Eve like Adam loved the trees. They had together climbed each one. Well, almost each one. There were those two in the center. They were after all just trees. Why, they were like all of the other trees. What was so dangerous? Look they had strong branches as well. Why not?

Curiosity is the life of discovery. Stop questioning life and you’ll die. Never give up on the pursuit of truth. Remember though that curiosity must be paired with good judgment. Curiosity can also be twisted. It can become a muse, and in the longing curiosity is twisted into compromise.

 

Our first parents as perfect as they were, wandered into indiscretion. Indiscretion is a thief that steals above all else with the eyes. As those who steal the words, thoughts, and purity of others, our parents, both of them together, looked wide-eyed at the fruit as the crafty words of serpent dribbled out. It was as though God had left his mail out on the kitchen table. Just a glance, what harm could come?

After all that God had done. After all of the extraordinary creatures he had made for man, especially the woman, Adam’s response, as the first child is one that all children everywhere have when they first experience knowing good and evil. Adam is afraid. He is afraid of himself and he is afraid of God. It is his fear that motivates his attempt to escape and avoid God from seeing him. Adam hides in the garden because he hears God and knows now that God can see right through him.

In his shame his pride moves him to pass the blame to his favorite. Bitterly, he passes it to Eve. Eve then uses the proverbial line. The devil made me do it. The problem of blame is that Eve has Adam’s life code. She has his DNA and therefore Adam is just like Eve.

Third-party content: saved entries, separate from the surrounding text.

## Fuse carrier and code verify into one kernel with split sub-runs

Merges the separate carrier-phase and code-phase verification kernels into a single launch on the walk stream, dropping the aux-stream verify, its extra events and cross-stream waits. Each leg or code window is also split into 2^q sub-runs verified by separate threads, with the count chosen from the total chunk count. This exposes more parallelism and shortens the per-thread serial walk, and it starts at cp_e0 so threads are not spent on skipped epochs. In exchange each sub-run re-seeds from the stored checkpoint, which adds a boundary check, and the code verify now waits on ev_aux instead of overlapping with it.

```diff
diff --git a/galileo-sdr-sim_amd/csrc/synth_api.cpp b/galileo-sdr-sim_amd/csrc/synth_api.cpp
--- a/galileo-sdr-sim_amd/csrc/synth_api.cpp
+++ b/galileo-sdr-sim_amd/csrc/synth_api.cpp
@@ -67,8 +67,7 @@
 void galk_launch_walk_carr(const DevPlan *P, int first, hipStream_t st);
 void galk_launch_carr_scan(const DevPlan *P, uint32_t tag, hipStream_t st);
 size_t galk_scanm_status_bytes(int S, int legs);
-void galk_launch_verify_carr(const DevPlan *P, hipStream_t st);
-void galk_launch_verify_code(const DevPlan *P, hipStream_t st);
+void galk_launch_verify(const DevPlan *P, hipStream_t st);
 void galk_launch_pages(const DevPlan *P, hipStream_t st);
 void galk_launch_publish(const DevPlan *P, int *h_ctr, void *h_state, uint32_t *h_flag, uint32_t seq, hipStream_t st);
 int galk_scanm_blocks(int legs);
@@ -200,8 +199,6 @@
     hipStream_t walk_stream = nullptr;
     hipEvent_t ev_walk = nullptr;
     hipEvent_t ev_ver = nullptr;
-    hipEvent_t ev_verc = nullptr;
-    hipEvent_t ev_ctr = nullptr;
     hipEvent_t ev[4] = {nullptr, nullptr, nullptr, nullptr};
     hipEvent_t ev_prep = nullptr, ev_aux = nullptr;
     hipEvent_t ev_upd = nullptr;
@@ -380,8 +377,6 @@
         hipEventCreateWithFlags(&h->ev_prep, hipEventDisableTiming) != hipSuccess ||
         hipEventCreateWithFlags(&h->ev_upd, hipEventDisableTiming) != hipSuccess ||
         hipEventCreateWithFlags(&h->ev_ver, hipEventDisableTiming) != hipSuccess ||
-        hipEventCreateWithFlags(&h->ev_verc, hipEventDisableTiming) != hipSuccess ||
-        hipEventCreateWithFlags(&h->ev_ctr, hipEventDisableTiming) != hipSuccess ||
         hipEventCreateWithFlags(&h->ev_aux, hipEventDisableTiming) != hipSuccess)
         return bail(fail(GAL_E_DEVICE, "hipEventCreate failed"));
     if (hipHostMalloc((void **)&h->h_ctr, (2 * CTR_COUNT + 16) * sizeof(int), hipHostMallocCoherent) != hipSuccess ||
@@ -477,8 +472,6 @@
     if (h->ev_aux) hipEventDestroy(h->ev_aux);
     if (h->ev_walk) hipEventDestroy(h->ev_walk);
     if (h->ev_ver) hipEventDestroy(h->ev_ver);
-    if (h->ev_verc) hipEventDestroy(h->ev_verc);
-    if (h->ev_ctr) hipEventDestroy(h->ev_ctr);
     if (h->walk_stream) hipStreamDestroy(h->walk_stream);
     if (h->aux_stream) hipStreamDestroy(h->aux_stream);
     if (h->own_stream) hipStreamDestroy(h->own_stream);
@@ -1056,8 +1049,7 @@
     if (verify_here && h->P.fam == 1 && h->nact_max != 0) {
         DevPlan Pv = h->Pw;
         if (h->stats.synth_runs > 1) Pv.ver_mod = 1, Pv.ver_rem = 0;
-        galk_launch_verify_carr(&Pv, h->stream);
-        galk_launch_verify_code(&Pv, h->stream);
+        galk_launch_verify(&Pv, h->stream);
     }
     if (h->nact_max == 0) {
         HIP_TRY(hipMemsetAsync(iq, 0, (size_t)h->range_ne * (size_t)h->P.N * 4u, h->stream));
@@ -1155,7 +1147,6 @@
     }
     for (int pass = 0; pass < n_passes; ++pass) {
         galk_launch_walk_carr(P, pass == 0, ws);
-        if (pass == 0 && ws != st) HIP_TRY(hipEventRecord(h->ev_ctr, ws));
         galk_launch_carr_scan(P, ++h->scan_tag, ws);
     }
     if (!code_first) {
@@ -1175,11 +1166,9 @@
         HIP_TRY(hipEventRecord(h->ev_walk, ws));
         HIP_TRY(hipStreamWaitEvent(st, h->ev_walk, 0));
         if (verify_beside) {
-            galk_launch_verify_carr(P, ws);
+            HIP_TRY(hipStreamWaitEvent(ws, h->ev_aux, 0));
+            galk_launch_verify(P, ws);
             HIP_TRY(hipEventRecord(h->ev_ver, ws));
-            HIP_TRY(hipStreamWaitEvent(h->aux_stream, h->ev_ctr, 0));
-            galk_launch_verify_code(P, h->aux_stream);
-            HIP_TRY(hipEventRecord(h->ev_verc, h->aux_stream));
         }
     }
     HIP_TRY(hipStreamWaitEvent(st, h->ev_aux, 0));
@@ -1187,10 +1176,7 @@
     int rc = enqueue_synth(h, (uint32_t *)iq_dev, !verify_beside && !no_verify);
     if (rc) return rc;
     HIP_TRY(hipEventRecord(h->ev[2], st));
-    if (verify_beside) {
-        HIP_TRY(hipStreamWaitEvent(st, h->ev_ver, 0));
-        HIP_TRY(hipStreamWaitEvent(st, h->ev_verc, 0));
-    }
+    if (verify_beside) HIP_TRY(hipStreamWaitEvent(st, h->ev_ver, 0));
     h->seq += 1;
     if (h->seq == 0) h->seq = 1;
     galk_launch_publish(P, h->h_ctr, h->h_state, h->h_flag, h->seq, st);
diff --git a/galileo-sdr-sim_amd/csrc/synth_kernels.hip b/galileo-sdr-sim_amd/csrc/synth_kernels.hip
--- a/galileo-sdr-sim_amd/csrc/synth_kernels.hip
+++ b/galileo-sdr-sim_amd/csrc/synth_kernels.hip
@@ -1,5 +1,7 @@
 #include <hip/hip_runtime.h>
 #include <stdint.h>
+#include <stdio.h>
+#include <stdlib.h>
 
 #include "nco_walk.h"
 #include "synth_dev.h"
@@ -303,82 +305,119 @@
     }
 }
 
-__device__ __forceinline__ void verify_carr_leg(const DevPlan &P, const int s, const int i)
+struct VerCut {
+    int qs, qcs;
+    int blocksA, blocksB;
+    int hook_chain, hook_e, hook_c;
+};
+
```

Throughout the centuries people have continued to shift the blame on Eve or on Adam when the reality is that this continues our culpability. If anyone of us had been there it would have ended just the same. And in fact we, all of us, have our own gardens both large and small. Each of us, in our personal gardens have good seeds. These are fostered, watered and they will grow. But each of us also has a place where, deeply planted, are the seeds of our own corruption, dark seeds. For some reason these always seems to grow. It’s up to each of us to avoid tasting the fruit of iniquity, yet sadly we all do. Inquisitively we are all drawn to its fruit and in taking the diseased fruits of our corruption we spoil our soil down to the very last root.

 

Clearly all of us are children of Adam. All of us when given the opportunity will sin. But God would not allow the disfiguration of his creation to separate Him from them. God’s hand would be forced. Man would have to leave paradise. The garden darkened and the trees began to fade. Their branches once full, now broken.

 

But God loved Adam. Oh see how he loves him. You ask isn’t there some solution? Some sort of remedy for this? So that God could once again have communion with man. God could build another garden. Or perhaps he could make a new contract with man. Isn’t there another way? There would indeed be another garden. It would also be dark. And in it another Adam would ask God the same question only in a different place and at a different time.

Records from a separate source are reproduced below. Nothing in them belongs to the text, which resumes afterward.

+__global__ __launch_bounds__(256) void plane_dot_bwd_axpy_kernel(const float* __restrict__ coef, const float* __restrict__ x, const float* __restrict__ g, const float* acc,
+                                                         float* t, float* __restrict__ u, int64_t inner, int chunks, int64_t chunk_len) {
+    const int plane = blockIdx.x / chunks, j = blockIdx.x - plane * chunks;
+    const size_t base = (size_t)plane * inner;
+    const int64_t lo = (int64_t)j * chunk_len, hi = min(inner, lo + chunk_len);
+    const float c = coef[plane];
+    typedef float f4u __attribute__((ext_vector_type(4), aligned(4)));
+    const int64_t n4 = (hi - lo) >> 2;
+    for (int64_t v = threadIdx.x; v < n4; v += 256) {
+        const size_t i = base + lo + 4 * v;
+        if (t) {
+            const f4u x4 = gc::stream_load4u(x + i);
+            f4u r = {__fmul_rn(c, x4.x), __fmul_rn(c, x4.y), __fmul_rn(c, x4.z), __fmul_rn(c, x4.w)};
+            if (acc) {
+                const f4u a4 = *reinterpret_cast<const f4u*>(acc + i);
+                r = f4u{__fadd_rn(a4.x, r.x), __fadd_rn(a4.y, r.y), __fadd_rn(a4.z, r.z), __fadd_rn(a4.w, r.w)};
+            }
+            gc::stream_store4u(t + i, r.x, r.y, r.z, r.w);
+        }
+        if (u) {
+            const f4u g4 = gc::stream_load4u(g + i);
+            gc::stream_store4u(u + i, __fmul_rn(c, g4.x), __fmul_rn(c, g4.y), __fmul_rn(c, g4.z), __fmul_rn(c, g4.w));
+        }
+    }
+    for (int64_t k = lo + 4 * n4 + threadIdx.x; k < hi; k += 256) {
+        const size_t i = base + k;
+        if (t) {
+            const float p = __fmul_rn(c, x[i]);
+            t[i] = acc ? __fadd_rn(acc[i], p) : p;
+        }
+        if (u) u[i] = __fmul_rn(c, g[i]);
+    }
+}
+
+__global__ __launch_bounds__(256) void plane_dot_bwd_axpy_pitched_kernel(const float* __restrict__ coef, const float* __restrict__ x, const float* __restrict__ g, const float* acc,
+                                                                 float* t, float* __restrict__ u, int rows, int width, int x_pitch, int g_pitch, int acc_pitch,
+                                                                 int t_pitch, int u_pitch, int chunks, int rpc) {
+    const int plane = blockIdx.x / chunks, j = blockIdx.x - plane * chunks;
+    const int r0 = j * rpc, r1 = min(rows, r0 + rpc);
+    const float c = coef[plane];
+    typedef float f4u __attribute__((ext_vector_type(4), aligned(4)));
+    const int lane = threadIdx.x & 63, wave = threadIdx.x >> 6;
+    const int w4 = width >> 2;
+    const size_t prow = (size_t)plane * rows;
+    for (int r = r0 + wave; r < r1; r += 4) {
+        const float* xr = t ? x + (prow + r) * x_pitch : nullptr;
+        const float* ar = acc ? acc + (prow + r) * acc_pitch : nullptr;
+        float* tr = t ? t + (prow + r) * t_pitch : nullptr;
+        const float* gr = u ? g + (prow + r) * g_pitch : nullptr;
+        float* ur = u ? u + (prow + r) * u_pitch : nullptr;
+        for (int v = lane; v < w4; v += 64) {
+            if (t) {
+                const f4u x4 = *reinterpret_cast<const f4u*>(xr + 4 * v);
+                f4u q = {__fmul_rn(c, x4.x), __fmul_rn(c, x4.y), __fmul_rn(c, x4.z), __fmul_rn(c, x4.w)};
+                if (acc) {
+                    const f4u a4 = *reinterpret_cast<const f4u*>(ar + 4 * v);
+                    q = f4u{__fadd_rn(a4.x, q.x), __fadd_rn(a4.y, q.y), __fadd_rn(a4.z, q.z), __fadd_rn(a4.w, q.w)};
+                }
+                *reinterpret_cast<f4u*>(tr + 4 * v) = q;
+            }
+            if (u) {
+                const f4u g4 = *reinterpret_cast<const f4u*>(gr + 4 * v);
+                *reinterpret_cast<f4u*>(ur + 4 * v) = f4u{__fmul_rn(c, g4.x), __fmul_rn(c, g4.y), __fmul_rn(c, g4.z), __fmul_rn(c, g4.w)};
+            }
+        }
+        for (int k = 4 * w4 + lane; k < width; k += 64) {
+            if (t) {
+                const float p = __fmul_rn(c, xr[k]);
+                tr[k] = acc ? __fadd_rn(ar[k], p) : p;
+            }
+            if (u) ur[k] = __fmul_rn(c, gr[k]);
+        }
+    }
+}
+
+__global__ __launch_bounds__(256) void plane_dot_sub_kernel(const float* __restrict__ a, const float* __restrict__ b, const float* __restrict__ c,
+                                                            const float* __restrict__ bias, float* __restrict__ partial, int channels,
+                                                            int64_t inner, int chunks, int64_t chunk_len) {
+    __shared__ float lds[4];
+    const int plane = blockIdx.x / chunks, j = blockIdx.x - plane * chunks;
+    const size_t base = (size_t)plane * inner;
+    const int64_t lo = (int64_t)j * chunk_len, hi = min(inner, lo + chunk_len);
+    const bool has_bias = bias != nullptr;
+    const float bv = has_bias ? bias[plane % channels] : 0.f;
+    float acc = 0.f;
+    typedef float f4u __attribute__((ext_vector_type(4), aligned(4)));
+    const int64_t n4 = (hi - lo) >> 2;
+    for (int64_t v = threadIdx.x; v < n4; v += 256) {
+        const int64_t i = lo + 4 * v;
+        const f4u a4 = gc::stream_load4u(a + base + i);
+        f4u b4 = gc::stream_load4u(b + base + i);
+        if (c) {
+            const f4u c4 = gc::stream_load4u(c + base + i);
+            b4 = f4u{__fsub_rn(b4.x, c4.x), __fsub_rn(b4.y, c4.y), __fsub_rn(b4.z, c4.z), __fsub_rn(b4.w, c4.w)};
+        }
+        if (has_bias) b4 = f4u{__fsub_rn(b4.x, bv), __fsub_rn(b4.y, bv), __fsub_rn(b4.z, bv), __fsub_rn(b4.w, bv)};
+        acc = fmaf(a4.x, b4.x, acc); acc = fmaf(a4.y, b4.y, acc); acc = fmaf(a4.z, b4.z, acc); acc = fmaf(a4.w, b4.w, acc);
+    }
+    for (int64_t i = lo + 4 * n4 + threadIdx.x; i < hi; i += 256) {
+        float d = b[base + i];
+        if (c) d = __fsub_rn(d, c[base + i]);
+        if (has_bias) d = __fsub_rn(d, bv);
+        acc = fmaf(a[base + i], d, acc);
+    }
+    const float r = block_sum(acc, lds);
+    if (threadIdx.x == 0) partial[(size_t)plane * chunks + j] = r;
+}
+
+__global__ __launch_bounds__(256) void plane_dot_sub_pitched_kernel(const float* __restrict__ a, const float* __restrict__ b, const float* __restrict__ c,
+                                                                    const float* __restrict__ bias, float* __restrict__ partial, int channels, int rows, int width,
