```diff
+                        if (z == 0) tc::tma_reduce_add_2d(&tmC0, buf, nb, m0);
+                        else tc::tma_reduce_add_2d(&tmC1, buf, nb, m0);
+                    } else {
+                        if (z == 0) tc::tma_store_2d(&tmC0, buf, nb, m0);
+                        else tc::tma_store_2d(&tmC1, buf, nb, m0);
+                    }
+                    tc::tma_store_commit();
+                }
+                if (++buf_i == NSTG) buf_i = 0;
+            }
+            ++it;
+        }
+        if (issuer) tc::tma_store_wait_read();
+    }
+    tc::tcgen05_fence_before();
+    __syncthreads();
+    if (warp == 1) tc::tmem_dealloc(tmem, 2 * BN);
+}
+
+static inline cudaError_t launch_x3(const CUtensorMap& tmA, const CUtensorMap& tmAlo, const CUtensorMap& tmB, const CUtensorMap& tmBlo,
+                                    const CUtensorMap* tmA2, const CUtensorMap* tmA2lo, const X3Params& p_in, cudaStream_t st) {
+    int dev = 0;
+    cudaError_t e = cudaGetDevice(&dev);
+    if (e != cudaSuccess) return e;
+    static bool attr_set[64] = {};
+    static int n_sm[64] = {};
+    if (dev < 0 || dev >= 64) return cudaErrorInvalidDevice;
+    if (!attr_set[dev]) {
+        e = cudaFuncSetAttribute(gemm_x3_kernel, cudaFuncAttributeMaxDynamicSharedMemorySize, X3_SMEM);
+        if (e == cudaSuccess) e = cudaDeviceGetAttribute(&n_sm[dev], cudaDevAttrMultiProcessorCount, dev);
+        if (e != cudaSuccess) return e;
+        attr_set[dev] = true;
+    }
+    X3Params p = p_in;
+    const bool scan = p.mode == OUT_SCAN_F32;
+    if (!(scan || p.mode == OUT_F32 || p.mode == OUT_ATOMIC_F32) || (p.bias && !p.bias_per_row) || p.batch < 1 || p.batch > 2 ||
+        p.K < 1 || (p.a2_m > 0 && (p.a2_m % BM != 0 || !tmA2 || !tmA2lo)))
+        return cudaErrorInvalidValue;
+    if (p.blk.U == 0) { p.blk.U = 128; p.blk.NB = 16; }
+    CUtensorMap tmC[2];
+    memset(tmC, 0, sizeof(tmC));
+    if (scan) {
+        if (p.M % BM != 0 || p.blk.H % p.blk.U != 0 || BM % p.blk.U != 0 || p.blk.B % p.blk.NB != 0 || ((uintptr_t)p.C % 16 != 0))
+            return cudaErrorInvalidValue;
+        p.tma_store = 1;
+    } else {
+        bool ok = (p.ldc * 4) % 16 == 0 && (p.zC * 4) % 16 == 0 && ((uintptr_t)p.C % 16 == 0);
+        for (int z = 0; ok && z < p.batch; ++z)
+            ok = make_output_map(&tmC[z], (uint8_t*)p.C + (size_t)z * p.zC * 4, p.mode, (uint64_t)p.M, (uint64_t)p.N, (uint64_t)p.ldc) == 0;
+        if (p.batch == 1) tmC[1] = tmC[0];
+        p.tma_store = ok ? 1 : 0;
+    }
+    p.stages = (p.K + BK - 1) / BK <= X3_SHORT_KB ? 2 : 3;
+    const int64_t tiles = (int64_t)((p.M + BM - 1) / BM) * ((p.N + BN - 1) / BN) * p.batch;
+    const int64_t work = p.mode == OUT_ATOMIC_F32 ? tiles * ((p.K + BK - 1) / BK) : tiles;
+    const unsigned ctas = (unsigned)(work < n_sm[dev] ? work : n_sm[dev]);
+    gemm_x3_kernel<<<ctas, THREADS, X3_SMEM, st>>>(tmA, tmAlo, tmB, tmBlo, tmA2 ? *tmA2 : tmA, tmA2lo ? *tmA2lo : tmAlo, tmC[0], tmC[1], p);
+    return cudaGetLastError();
+}
+
+}
```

With everything we can see about God cursing his own creation, we must also see it as redemptive. Man’s expulsion from the garden saves us from an eternity without God. Whatever you might think about all of the details in the poetic origin narrative it becomes clear that God wants to make sure man doesn’t permanently destroy himself. There are worse things than death. The consequence of expulsion means that man must now toil greatly for what God had originally created for his satisfaction.

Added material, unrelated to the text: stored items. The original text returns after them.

# tum-pbs/PhiFlow

Hardware: NVIDIA H100
Metric: smoke_plume_512^3_steps_per_sec (higher is better)
Workload: dtype f32

## Files before the change

### phiflow_b200/csrc/ring_kernels.cu

```cuda
#include <cooperative_groups.h>
#include <type_traits>
#include "cg_common.cuh"
#include <cstdlib>
#include <cstring>
#include "launch.cuh"

namespace cg = cooperative_groups;

#define RING_CONSUMERS 256
#define RING_THREADS (RING_CONSUMERS + 32)
#define RING_MAX_STAGES 8
#define RING_G 4

struct RingCfg {
    int TY, R, pitch, nx4;
    int stage_floats;
    int ZC, nyt, nzc;
    int units_per_batch, total_units;
    int consumers;
    int groups;
    int shfl_ok;
    int hint;
    int merge;
    int dbg;
// ... 677 lines not shown
    {
        const float4 m = make_float4(c.x + q.x, c.y + q.y, c.z + q.z, c.w + q.w);
        e(off, c, m, nvalid, e0, e1, e2);
    }
};

template <int DIM, bool AXPY, bool GENERIC>
__global__ void __launch_bounds__(RING_THREADS, 2)
k_laplace_ring(DGrid g, DField f, RingCfg cfg, const float* __restrict__ x, float* __restrict__ y, float coeff)
{
    extern __shared__ __align__(128) unsigned char smem[];
    Ring rg;
    ring_init(rg, smem, cfg);
    ThreadGroups tg;
    groups_init(tg, cfg, g, f);
    const float* hsrc[2] = {x, nullptr};
    const float* esrc[2] = {nullptr, nullptr};
    REpiLaplace<AXPY> epi{y, coeff};
    for (int unit = blockIdx.x; unit < cfg.total_units; unit += gridDim.x) {
        const RingUnit u = ring_unit<DIM>(cfg, g, unit);
        ring_process_unit<GENERIC, DIM, 1, 0, false>(rg, cfg, g, f, tg, hsrc, esrc, 0.f, u, epi);
    }
}

struct CgRingArgs {
    CgArgs a;
    RingCfg cfg;
    int ring_smem_offset;
    int comm_merge;
    CommDev cm;
    float* d2;
    CgOperator op;
};

template <int DIM, bool GENERIC, CgOp OP, int NH, int NE, class Epi>
__device__ __forceinline__ void cg_op_unit(Ring& rg, const CgRingArgs& A, ThreadGroups& tg, const float* const* hsrc,
                                           const float* const* esrc, float beta, const RingUnit& u, Epi& epi)
{
    if constexpr (OP == CgOp::Helmholtz) {
        REpiHelm<Epi> he{epi, A.op.amount};
        ring_process_unit<GENERIC, DIM, NH, NE, true, OP>(rg, A.cfg, A.a.g, A.a.pf, tg, hsrc, esrc, beta, u, he);
    } else if constexpr (OP == CgOp::HelmholtzVarying) {
        REpiVarHelm<Epi> he{epi};
        ring_process_unit<GENERIC, DIM, NH, NE, true, OP>(rg, A.cfg, A.a.g, A.a.pf, tg, hsrc, esrc, beta, u, he, A.op.kbcast ? 0 : u.b, &A.op);
    } else ring_process_unit<GENERIC, DIM, NH, NE, true, OP>(rg, A.cfg, A.a.g, A.a.pf, tg, hsrc, esrc, beta, u, epi);
}

__device__ __forceinline__ unsigned long long ld_acquire_sys(const unsigned long long* p)
{
    unsigned long long v;
    asm volatile("ld.acquire.sys.global.u64 %0, [%1];" : "=l"(v) : "l"(p) : "memory");
    return v;
}
__device__ __forceinline__ void st_release_sys(unsigned long long* p, unsigned long long v)
{
    asm volatile("st.release.sys.global.u64 [%0], %1;" ::"l"(p), "l"(v) : "memory");
}

__device__ __forceinline__ bool comm_allreduce(const CommDev& cm, const CgShared& sh, int batch, unsigned long long seq)
{
    const int par = (int)(seq & 1ull);
    const size_t stride = 2 * (size_t)CG_MAX_BATCH;
    if (blockIdx.x == 0) {
        for (int q = 0; q < cm.n; ++q) {
            double* dst = cm.mbox[q] + ((size_t)par * PHI_MAX_RANKS + cm.rank) * stride;
            for (int b = threadIdx.x; b < batch; b += blockDim.x) { dst[b] = sh.sum0[b]; dst[CG_MAX_BATCH + b] = sh.sum1[b]; }
        }
        __threadfence_system();
        __syncthreads();
        if ((int)threadIdx.x < cm.n) st_release_sys(cm.flag[threadIdx.x] + par * PHI_MAX_RANKS + cm.rank, seq);
    }
    bool ok = true;
    if ((int)threadIdx.x < cm.n) {
        const unsigned long long* f = cm.flag[cm.rank] + par * PHI_MAX_RANKS + threadIdx.x;
        const long long t0 = clock64();
        while (ld_acquire_sys(f) < seq) {
            if (clock64() - t0 > 40000000000ll) { ok = false; break; }
        }
    }
    ok = __syncthreads_and(ok);
    const double* src = cm.mbox[cm.rank] + (size_t)par * PHI_MAX_RANKS * stride;
    for (int b = threadIdx.x; b < batch; b += blockDim.x) {
        double s0 = 0, s1 = 0;
        for (int q = 0; q < cm.n; ++q) {
            s0 += *(volatile const double*)(src + q * stride + b);
            s1 += *(volatile const double*)(src + q * stride + CG_MAX_BATCH + b);
        }
        sh.sum0[b] = s0; sh.sum1[b] = s1;
    }
    __syncthreads();
    return ok;
}
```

So begins the journey of human history both away from God and back to Him. The disease that started in our first parents would spread soon enough so that the condition would bear fruit in the violence of the first-born. Sin always leads to death. So that the sickness that started in our first parents would spread to Cain. This would lead to more and more violence to the point that God began to remove his presence from the earth. We would become desperate. We are and always will be desperate.